This Forbidden Rice Salad is full of antioxidants and beautiful colors. I love Forbidden Rice. Not only is its color intriguing, but it is incredibly healthy as well. Black rice is rich in anti-oxidants, giving it much more nutritional value than regular white rice. You can find Lotus Foods brand Forbidden Rice in the organic section of supermarkets. Its color asks to be paired with anything bright, which is why I chose papaya. Since I am in Florida, I found some local Key West wild caught shrimp.

1 cup Forbidden Rice (we will use leftovers soon)
1 1/3 cup water
1 clove garlic, finely minced
6 Key West wild caught shrimp, peeled and rinsed
1 scallion, outer layer removed, and finely chopped from top to bottom
1 lime
Small handful cilantro
About ¼ cup ripe papaya, peeled and seeded
¼ Hass avocado
Salt and pepper
Sesame oil or Extra Virgin Olive Oil

Cook the rice by placing in a pot covered with the water. Add a pinch of salt and bring to a boil. Once it boils, lower the heat to a simmer and cover. It should take about 30 minutes.

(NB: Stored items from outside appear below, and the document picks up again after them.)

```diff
diff --git a/msml_amd/headers/partial_fc.py b/msml_amd/headers/partial_fc.py
--- a/msml_amd/headers/partial_fc.py
+++ b/msml_amd/headers/partial_fc.py
@@ -32,8 +32,9 @@
 
     def __init__(self, dtype):
         from .. import ops
-        from .._lib import TORCH_DTYPE, call
-        self.ops, self.call, self.dtype = ops, call, dtype
+        from .._lib import TORCH_DTYPE, call, try_call, value
+        self.ops, self.call, self.try_call, self.value, self.dtype = ops, call, try_call, value, dtype
+        self._dx_ws = {}
         self.tdt = TORCH_DTYPE[dtype]
 
     def local_stats(self, total_features, sub_weight, labels, margin):
@@ -68,16 +69,34 @@
         ptarget = torch.empty(n, dtype=torch.float32, device=dev)
         call("msml_pfc_grad", cosm, cp, n, c, labels, kind, margin.s, margin.m, margin.a, margin.k,
              gmax, gsum, eps_ls, 1.0 / n_total, dcos, cp, ptarget, self.dtype)
-        wnt = torch.empty(e, ops.kpad(cp), dtype=self.tdt, device=dev)
-        call("msml_transpose", wn, c, e, e, wnt, ops.kpad(cp), self.dtype)
+        dx = None
         if self.dtype == 1:
-            dx = ops.gemm_splitk(dcos.reshape(n, cp), wnt, e)
-        else:
-            dx, _ = ops.conv2d(dcos, None, wnt, None, e, 1, 1, 1, 0, 0, False, out_dtype=0)
-        dwn = torch.empty(c, e, dtype=torch.float32, device=dev)
-        ops.conv_wgrad(dcos, xs, dwn, c, e, e, 0, 1, 1, 1, 0, 0)
+            need = self._dx_ws.get((n, c, e))
+            if need is None:
+                need = self._dx_ws[(n, c, e)] = self.value("msml_pfc_dx_workspace", n, c, e)
+            ws = ops.workspace(need, dev)
+            dx = torch.empty(n, e, dtype=torch.float32, device=dev)
+            with ops.PROFILE.rec("pfc_dx", 2.0 * n * c * e):
+                rc = self.try_call("msml_pfc_dx", dcos, cp, wn, wn.shape[0], n, c, e, dx, ws, ws.numel(), self.dtype)
+            if rc != 0:
+                dx = None
+        if dx is None:
+            wnt = torch.empty(e, ops.kpad(cp), dtype=self.tdt, device=dev)
+            call("msml_transpose", wn, c, e, e, wnt, ops.kpad(cp), self.dtype)
+            if self.dtype == 1:
+                dx = ops.gemm_splitk(dcos.reshape(n, cp), wnt, e)
+            else:
+                dx, _ = ops.conv2d(dcos, None, wnt, None, e, 1, 1, 1, 0, 0, False, out_dtype=0)
         dw = dw_out if dw_out is not None else torch.empty(c, e, dtype=torch.float32, device=dev)
-        call("msml_rownorm_bwd", sub_weight.detach(), inv_w, dwn, e, c, e, dw, 0)
+        fused = False
+        if self.dtype == 1:
+            with ops.PROFILE.rec("pfc_dw", 2.0 * n * c * e):
+                fused = self.try_call("msml_pfc_dw", dcos, cp, xs, e, sub_weight.detach(), inv_w, n, c, e, dw,
+                                      self.dtype) == 0
+        if not fused:
+            dwn = torch.empty(c, e, dtype=torch.float32, device=dev)
+            ops.conv_wgrad(dcos, xs, dwn, c, e, e, 0, 1, 1, 1, 0, 0)
+            call("msml_rownorm_bwd", sub_weight.detach(), inv_w, dwn, e, c, e, dw, 0)
         return ptarget, dx.reshape(n, e), dw
 
 
```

Meanwhile, season the shrimp and then sauté in some olive oil. Add the minced garlic when the shrimp has almost cooked through and stir. The shrimp should cook in about 3 minutes. They will turn pink and curl up slightly.
Separately, mix together the juice of the lime and a little bit of olive oil, and stir in the scallions. Mix this dressing with about half the rice. Save the rest of the rice for an upcoming recipe.
Cube the papaya and avocado to about roughly the same size and toss into the rice mixture. Season with some salt and add a drizzle of sesame oil if you have it.
You can use cabbage leaves or any other large veg leaf to hold the salad on the plate. Top with the cooked shrimp.
Serves 2.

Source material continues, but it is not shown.